Continuing its amazing work on sentencing issues, the Wall Street Journal today has this terrific article on how drug weights play a critical (and highly problematic) role in federal sentencing determinations.  (A subscription is required for on-line access, which I have finally bought.)  Some of the other recent potent WSJ sentencing articles, on issues ranging from snitching to Blakely, can be found here and here and here and here.

Today’s article by Gary Fields is entitled “Imperfect Measure: In Drug Sentences, Guesswork Often Plays Heavy Role,” and it spotlights the realities of — and serious problems with — the federal sentencing system’s heavy reliance on drug weights to determine sentencing outcomes.  Here are just some highlights from the article, which includes a number of amazing stories about how arbitrary a sentencing system can become when it relies greatly on precise drug quantities:

Under 1987 federal sentencing guidelines and other federal laws, the amount of drugs involved in a crime is crucial….  The goal of the guidelines is to standardize sentences, so that criminals dealing in the same amount of drugs get roughly the same sentence.

But when it comes to measuring the weight of drugs, procedures around the country are anything but standard. The amount of cocaine or marijuana in the defendant’s possession is just the start: What really matters is how much a person intended to procure or produce. That question leads the justice system into a speculative realm where botanists, chemists and forensic scientists imagine what might have happened if the defendant had had more time or skill.

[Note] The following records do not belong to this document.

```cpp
constexpr int Q_PREFETCH_F64 = 1, Q_PREFETCH_F32 = 0;
template <typename Tin, bool TAIL>
__global__ __launch_bounds__(64, 2) void k_xspec_q1024(XspecArgs a) {
    constexpr int M = 1024, T = 64, R1 = 16, PER1 = 1;
    constexpr int NSL = 7;
    typedef typename RawOf<Tin>::type Raw;
    constexpr int NRED = PP_TSTRIDE + (TAIL ? 2 : 1);
    static_assert(NRED <= 16, "wave_reduce_lds takes 16 values");
    constexpr int WRED = PP_WRED_DOUBLES(NRED) / 2;
    constexpr int LDSN = WRED > FFTQ_LDS_ELEMS ? WRED : FFTQ_LDS_ELEMS;
    static_assert(2 * LDSN >= PP_TAIL_LDS_DOUBLES, "tail_work's layout of this kernel's LDS");
    constexpr bool F64 = sizeof(Tin) == 8;
    constexpr int NML = (F64 && TAIL) ? 2 : 0;
    constexpr bool TWL = F64 && !TAIL, TWR = F64 && TAIL;
    constexpr bool ROWTOP = !TAIL;
    constexpr int NTW = TWL ? 2 : 0;
    __shared__ cplx lds[LDSN + 64 * (NML + NTW)];
    static_assert(sizeof(lds) <= 19456, "eight workgroups per CU");
    static_assert(FFTQ_FREE_ELEM0 + 15 * FFTQ_FREE_PITCH < FFTQ_LDS_ELEMS && FFTQ_FREE_ELEM0 >= 64 * (TAIL ? 12 : 7) &&
                  2 * FFTQ_FREE_ELEM0 >= PP_WRED_DOUBLES(NRED), "t2's elements are outside everything a row writes");
    cplx* const ldsm = lds + LDSN + threadIdx.x;
    int tid = threadIdx.x;
    const long long nrows = (long long)a.nsub * a.nchan;
    Raw cur[PER1][R1];
    cplx t1 = a.twB[2 * tid], t2 = a.twB[32 * (tid & 15)];
    const int lam0 = fftq_lambda(tid);
    cplx wb0 = a.twB[lam0 ? lam0 : 64];
    const cplx wbT = a.twB[64];
    cplx* const ldt2 = lds + FFTQ_FREE_ELEM0;
    cplx* const ldtw = lds + LDSN + 64 * NML;
    auto put_lane_consts = [&](const cplx p1, const cplx p2, const cplx pb) {
        if (!TWL) return;
        ldt2[FFTQ_FREE_PITCH * (tid & 15)] = p2;
        ldtw[tid] = p1;
        ldtw[64 + tid] = pb;
        lds_sync<T>();
    };
    put_lane_consts(t1, t2, wb0);
    int tail_after = 0x7fffffff;
    if (a.tail) tail_after = ticket_moment(nrows);
    RowWalk<true> rw;
    rw.start(nrows, a.mwords, a.ticket, a.ticket_base);
    long long row = rw.row;
    int n = 0, i = 0;
    if (rw.more) {
        n = __builtin_amdgcn_readfirstlane((int)(row / a.nsub));
        i = __builtin_amdgcn_readfirstlane((int)(row % a.nsub));
        const size_t rc = (size_t)sub_of(a.act, i) * a.nchan_full + (a.coff + n * a.cstep);
        stage_load_global<M, T, R1>(cur, reinterpret_cast<const Tin*>(a.data) + rc * (2 * M), tid);
    }
    cplx mv2[NSL];
    const cplx* mheld = nullptr;
    const cplx* mrow = nullptr;
    int n_held = -1, ktn = 0;
    int i_nx = i, n_nx = n;
    if (ROWTOP) first_row_landed();
#pragma unroll 1
    for (int phase = 0; phase < 2; ++phase) {
    if (phase == 1) {
        if (!a.tail) break;
        tail_work(a.tail, reinterpret_cast<double*>(lds), 2 * (LDSN + 64 * NML), tid, 1);
        tail_after = 0x7fffffff;
        if (TWL) {
            const int lamr = fftq_lambda(tid);
            put_lane_consts(as_global(a.twB)[2 * tid], as_global(a.twB)[32 * (tid & 15)], as_global(a.twB)[lamr ? lamr : 64]);
        }
    }
    for (; rw.more && tail_after != 0; rw.advance(), row = rw.row, i = i_nx, n = n_nx, --tail_after) {
        rw.draw(a.ticket);
        rw.peek(nrows, a.ticket_base, a.mwords);
        asm volatile("" : "+v"(tid));
        const int lam = fftq_lambda(tid);
        const bool l0 = (lam == 0);
        const int kb = l0 ? 64 : lam;
        if (TWR) {
            t1 = as_global(a.twB)[2 * tid];
            t2 = as_global(a.twB)[32 * (tid & 15)];
            wb0 = as_global(a.twB)[kb];
        } else if (!TWL) {
            asm volatile("" : "+v"(t1.x), "+v"(t1.y), "+v"(t2.x), "+v"(t2.y), "+v"(wb0.x), "+v"(wb0.y));
        }
        const int ia = sub_of(a.act, i), ne = a.coff + n * a.cstep;
        const size_t rc = (size_t)ia * a.nchan_full + ne;
        if (channel_lookup(a, ia, n, ne, M, n_held, mrow, ktn) && mrow != mheld) {
#pragma unroll
            for (int j = 0; j < NSL; ++j) {
                const cplx mval = mrow[kb + 64 * j - 1];
                if (j < NSL - NML) mv2[j] = mval; else ldsm[64 * (j - (NSL - NML))] = mval;
            }
            mheld = mrow;
        }
        const double phin = ROWTOP ? load_uniform(a.ph0 + rc) : a.ph0[rc];
        double sd = 0.0;
        cplx v[R1];
#pragma unroll
        for (int k = 0; k < R1; ++k) v[k] = to_cplx(cur[0][k]);
        constexpr bool HALVES = F64;
        const Tin* nxrow = nullptr;
        auto load_some = [&](int k0, int k1) { load_row_pieces<Raw>(cur, nxrow, tid, k0, k1); };
        rw.next(i, n, i_nx, n_nx, nrows, a.nsub, a.ticket_base, a.ticket, a.mwords);
        nxrow = next_row_of<M, Tin>(a, rw.more_nx, i_nx, n_nx, rc);
        auto prefetch = [&]() {
            __builtin_amdgcn_sched_barrier(0);
            load_some(0, HALVES ? R1 / 2 : R1);
            __builtin_amdgcn_sched_barrier(0);
        };
        fftq1024_from<(sizeof(Tin) == 8 ? Q_PREFETCH_F64 : Q_PREFETCH_F32)>(
            v, lds, [&]() { return NTW ? ldtw[tid] : t1; }, [&]() { return TWL ? ldt2[FFTQ_FREE_PITCH * (tid & 15)] : t2; },
            tid, &sd, prefetch);
        __builtin_amdgcn_sched_barrier(0);
        {
            cplx* pub = lds + tid;
#pragma unroll
            for (int r = 0; r < NSL; ++r) pub[64 * r] = v[9 + r];
            if (TAIL) {
#pragma unroll
                for (int r = 0; r < 5; ++r) pub[64 * (NSL + r)] = v[r];
            }
            lds_sync<T>();
        }
        if (NTW) wb0 = ldtw[64 + tid];
        double tail = 0.0;
        if (TAIL) {
            const double h = 0.70710678118654752440;
            const cplx* pt = lds + fftq_lane_of((64 - lam) & 63) + (l0 ? 64 : 0);
            cplx wt = l0 ? make_double2(-h, -h) : cmul(wb0, make_double2(-h, -h));
#pragma unroll
            for (int kd = 12; kd < 16; ++kd) {
                tail += cnorm(split_pair(v[kd], pt[64 * (NSL + 15 - kd)], wt));
                wt = cmul(wt, wbT);
            }
            tail *= 0.25;
            if (tid == 0) { const double dM = v[0].x - v[0].y; tail += dM * dM; }
        }
        if (HALVES) {
            __builtin_amdgcn_sched_barrier(0);
            load_some(R1 / 2, R1);
            __builtin_amdgcn_sched_barrier(0);
        }
        const cplx* pc = lds + fftq_lane_of((64 - lam) & 63);
        const cplx el = unit_phasor<true>((double)kb, phin);
        const cplx wst = make_double2(bcast_lane0(el.x), bcast_lane0(el.y));
        cplx e = el, wb = wb0;
        const int ktu = __builtin_amdgcn_readfirstlane(ktn);
        const double kap0 = PP_TWO_PI * (double)kb;
        double tm[PP_TSTRIDE];
        cplx zc_nx = pc[64 * 6];
#pragma unroll
        for (int j = 0; j < NSL; ++j) {
            if (j > 0 && !(64 * j < ktu)) break;
            const cplx zc = zc_nx;
            if (j + 1 < NSL && 64 * (j + 1) < ktu) zc_nx = pc[64 * (5 - j)];
            if (j == 0 || 64 * j < ktu) {
                const cplx dd = split_pair(csel(l0, v[j + 1], v[j]), zc, wb);
                const cplx mj = (j < NSL - NML) ? mv2[j < NSL - NML ? j : 0] : ldsm[64 * (j - (NSL - NML))];
                const cplx x = cmulc(dd, mj);
                const cplx z = cmul(x, e);
                const double kap = j == 0 ? kap0 : kap0 + kconst<true>(PP_TWO_PI * (double)(64 * j));
                taylor_terms(j == 0, tm, x, z, kap);
            }
            if (j + 1 < NSL && 64 * (j + 1) < ktu) {
                wb = cmul(wb, wbT);
                e = cmul(e, wst);
            }
        }
        double tr[NRED];
#pragma unroll
        for (int j = 0; j < PP_TSTRIDE; ++j) tr[j] = tm[j];
        tr[PP_TSTRIDE] = sd;
        if (TAIL) tr[NRED - 1] = tail;
        lds_sync<T>();
        double tv = wave_reduce_lds(tr, tid, reinterpret_cast<double*>(lds));
        store_row_results<M, TAIL, ROWTOP>(a, rc, tid, tv);
        lds_sync<T>();
    }
    }
    if (a.tail) tail_work(a.tail, reinterpret_cast<double*>(lds), 2 * (LDSN + 64 * NML), tid, 1 << 30);
}


constexpr int PP_QF512_WPS = 3;
template <int M, typename Tin, bool TAIL>
__global__ __launch_bounds__(64, (M == 1024 ? 2 : PP_QF512_WPS)) void k_xspec_qf(XspecArgs a) {
    typedef FftQ<M> Q;
    constexpr int T = 64, R1 = Q::R, PER1 = 1;
    constexpr int NSL = R1;
    constexpr int JT = (3 * NSL) / 4;
    static_assert((int)(0.75 * (M + 1)) == 64 * JT, "the noise tail starts on a slot boundary");
    typedef typename RawOf<Tin>::type Raw;
    constexpr int NRED = PP_TSTRIDE + (TAIL ? 2 : 1);
    constexpr int WRED = PP_WRED_DOUBLES(NRED) / 2;
    constexpr int LDSN0 = Q::LDS_ELEMS > 64 * NSL ? Q::LDS_ELEMS : 64 * NSL;
    constexpr int LDSN = WRED > LDSN0 ? WRED : LDSN0;
    static_assert(M != 1024 || 2 * LDSN >= PP_TAIL_LDS_DOUBLES, "tail_work's layout of this kernel's LDS");
    __shared__ cplx lds[LDSN];
    int tid = threadIdx.x;
    constexpr bool QTOP = M == 1024 && !TAIL;
    const long long nrows = (long long)a.nsub * a.nchan;
    Raw cur[PER1][R1];
    const cplx wbT = a.twB[64];
    int tail_after = 0x7fffffff;
    if (M == 1024 && a.tail) tail_after = ticket_moment(nrows);
    RowWalk<true> rw;
    rw.start(nrows, a.mwords, a.ticket, a.ticket_base);
    long long row = rw.row;
    int n = 0, i = 0;
    if (rw.more) {
        n = __builtin_amdgcn_readfirstlane((int)(row / a.nsub));
        i = __builtin_amdgcn_readfirstlane((int)(row % a.nsub));
        const size_t rc = (size_t)sub_of(a.act, i) * a.nchan_full + (a.coff + n * a.cstep);
        stage_load_global<M, T, R1>(cur, reinterpret_cast<const Tin*>(a.data) + rc * (2 * M), tid);
    }
    int i_nx = i, n_nx = n;
    const cplx* mrow = nullptr;
    int n_held = -1, ktn = 0;
    constexpr bool MHOLD = M == 512;
    cplx mv[NSL];
    const cplx* mheld = nullptr;
    if (QTOP) first_row_landed();
#pragma unroll 1
    for (int phase = 0; phase < 2; ++phase) {
    if (phase == 1) {
        if (!(M == 1024 && a.tail)) break;
        tail_work(a.tail, reinterpret_cast<double*>(lds), 2 * LDSN, tid, 1);
        tail_after = 0x7fffffff;
    }
    for (; rw.more && tail_after != 0; rw.advance(), row = rw.row, i = i_nx, n = n_nx, --tail_after) {
        rw.draw(a.ticket);
        rw.peek(nrows, a.ticket_base, a.mwords);
        asm volatile("" : "+v"(tid));
        const int lam = Q::lambda(tid);
        const bool l0 = (lam == 0);
        const int kb = l0 ? 64 : lam;
        const cplx wb0 = as_global(a.twB)[kb];
        const int ia = sub_of(a.act, i), ne = a.coff + n * a.cstep;
        const size_t rc = (size_t)ia * a.nchan_full + ne;
        const bool looked = channel_lookup(a, ia, n, ne, M, n_held, mrow, ktn);
        if (MHOLD && looked && mrow != mheld) {
#pragma unroll
            for (int j = 0; j < NSL; ++j) mv[j] = mrow[kb + 64 * j - 1];
            mheld = mrow;
        }
        const double phin = QTOP ? load_uniform(a.ph0 + rc) : a.ph0[rc];
        double sd = 0.0;
        cplx v[R1];
#pragma unroll
        for (int k = 0; k < R1; ++k) v[k] = to_cplx(cur[0][k]);
        auto template_loads = [&]() {
            if (MHOLD) return;
            __builtin_amdgcn_sched_barrier(0);
#pragma unroll
            for (int j = 0; j < NSL; ++j) mv[j] = mrow[kb + 64 * j - 1];
            __builtin_amdgcn_sched_barrier(0);
        };
        Q::template run<3>(v, lds, as_global(a.twB), tid, &sd, template_loads);
        __builtin_amdgcn_sched_barrier(0);
        {
            cplx* pub = lds + tid;
#pragma unroll
            for (int s = 0; s < NSL; ++s) pub[64 * s] = v[s];
            lds_sync<T>();
        }
        const Tin* nxrow;
        auto load_some = [&](int k0, int k1) { load_row_pieces<Raw>(cur, nxrow, tid, k0, k1); };
        {
            __builtin_amdgcn_sched_barrier(0);
            rw.next(i, n, i_nx, n_nx, nrows, a.nsub, a.ticket_base, a.ticket, a.mwords);
            nxrow = next_row_of<M, Tin>(a, rw.more_nx, i_nx, n_nx, rc);
            load_some(0, R1 / 2);
            __builtin_amdgcn_sched_barrier(0);
        }
        const cplx* pc = lds + Q::lane_of((64 - lam) & 63);
        const cplx el = unit_phasor<true>((double)kb, phin);
        const cplx wst = make_double2(bcast_lane0(el.x), bcast_lane0(el.y));
        cplx e = el, wb = wb0;
        const int ktu = __builtin_amdgcn_readfirstlane(ktn);
        const double kap0 = PP_TWO_PI * (double)kb;
        double tm[PP_TSTRIDE];
        double tail = 0.0;
        cplx zc_nx = pc[64 * (NSL - 1)];
#pragma unroll
        for (int j = 0; j < NSL; ++j) {
            if (!TAIL && j > NSL / 2 && !(64 * j < ktu)) break;
            const cplx zc = zc_nx;
            if (j + 1 < NSL && (TAIL || 64 * (j + 1) < ktu)) zc_nx = pc[64 * (NSL - 2 - j)];
            if (j == NSL / 2) {
                __builtin_amdgcn_sched_barrier(0);
                load_some(R1 / 2, R1);
                __builtin_amdgcn_sched_barrier(0);
            }
            const bool keep = (j == 0 || 64 * j < ktu);
            if (keep || (TAIL && j >= JT - 1)) {
                const cplx dd = split_pair(csel(l0, v[(j + 1) & (NSL - 1)], v[j]), zc, wb);
                if (TAIL && j >= JT - 1) {
                    const double pw = cnorm(dd);
                    tail += (j >= JT || l0) ? pw : 0.0;
                }
              if (keep) {
                const cplx x = cmulc(dd, mv[j]);
                const cplx z = cmul(x, e);
                const double kap = j == 0 ? kap0 : kap0 + kconst<true>(PP_TWO_PI * (double)(64 * j));
                taylor_terms(j == 0, tm, x, z, kap);
              }
            }
            if (TAIL || (j + 1 < NSL && 64 * (j + 1) < ktu)) {
                wb = cmul(wb, wbT);
                e = cmul(e, wst);
            }
        }
        double tr[NRED];
#pragma unroll
        for (int j = 0; j < PP_TSTRIDE; ++j) tr[j] = tm[j];
        tr[PP_TSTRIDE] = sd;
        if (TAIL) tr[NRED - 1] = 0.25 * tail;
        lds_sync<T>();
        double tv = wave_reduce_lds(tr, tid, reinterpret_cast<double*>(lds));
        store_row_results<M, TAIL, QTOP>(a, rc, tid, tv);
        lds_sync<T>();
    }
    }
    if (M == 1024 && a.tail) tail_work(a.tail, reinterpret_cast<double*>(lds), 2 * LDSN, tid, 1 << 30);
}

}
```

Baseline: 72240.

## Fast-path consecutive subint rows within a claimed chunk and group row loads

When the TWL variant is active, the row loop detects a freshly claimed, fully-owned chunk of consecutive subints and, for the remaining rows, advances the row index, bitmask and next-row pointer arithmetically. This skips the ticket draw/peek, sub_of lookup, channel_lookup and rw.next on those rows. Prefetch loads of the next row are also regrouped around a mid-span scalar base pointer, so each load uses a small signed immediate offset instead of separate address math. The cost is more branching and bookkeeping state, and the fast path relies on the conditions being checked correctly (no active mask, no slot, no mwords).

```diff
diff --git a/pulseportraiture_amd/csrc/pp_fftq.h b/pulseportraiture_amd/csrc/pp_fftq.h
--- a/pulseportraiture_amd/csrc/pp_fftq.h
+++ b/pulseportraiture_amd/csrc/pp_fftq.h
@@ -255,13 +255,27 @@
     }
 }
 
-template <typename Raw, int R>
+template <typename Raw, int R, bool MID = false>
 __device__ __forceinline__ void load_row_pieces(Raw (&cur)[1][R], const void* nxrow, const int tid, const int k0, const int k1) {
     const char* gb = reinterpret_cast<const char*>(nxrow);
     const unsigned boff = (unsigned)tid * (unsigned)sizeof(Raw);
-#pragma unroll
-    for (int k = 0; k < R; ++k)
-        if (k >= k0 && k < k1) cur[0][k] = load_row_once<Raw>(gb + (size_t)(k * 64) * sizeof(Raw) + boff);
-}
-
-}
+    if constexpr (MID) {
+        constexpr int PIECE = 64 * (int)sizeof(Raw), SPAN = 8192, PER = SPAN / PIECE;
+#pragma unroll
+        for (int g = 0; g * PER < R; ++g) {
+            if (!(g * PER < k1 && (g + 1) * PER > k0)) continue;
+            const char* mid = gb + (g * SPAN + SPAN / 2);
+            asm volatile("" : "+s"(mid));
+            mid = as_global(mid);
+#pragma unroll
+            for (int k = g * PER; k < (g + 1) * PER && k < R; ++k)
+                if (k >= k0 && k < k1) cur[0][k] = load_row_once<Raw>(mid + (ptrdiff_t)(k * PIECE - g * SPAN - SPAN / 2) + boff);
+        }
+    } else {
+#pragma unroll
+        for (int k = 0; k < R; ++k)
+            if (k >= k0 && k < k1) cur[0][k] = load_row_once<Raw>(gb + (size_t)(k * 64) * sizeof(Raw) + boff);
+    }
+}
+
+}
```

The government is “very arbitrary in the way they are calculating yields that aren’t based on any scientific foundation,” says Warren James Woodford, an independent research biochemist who has testified about drug yields in many federal cases, often for the defense.

Prosecutors and defense lawyers have debated, for example, whether a man who hoarded bags of Chinese tea could have made a significant quantity of speed from it were he an expert chemist — which he wasn’t. Another man was caught growing thousands of baby marijuana plants. Had they grown up, how much marijuana would they have yielded? The answers to such questions can mean the difference of a decade or more in a prison sentence.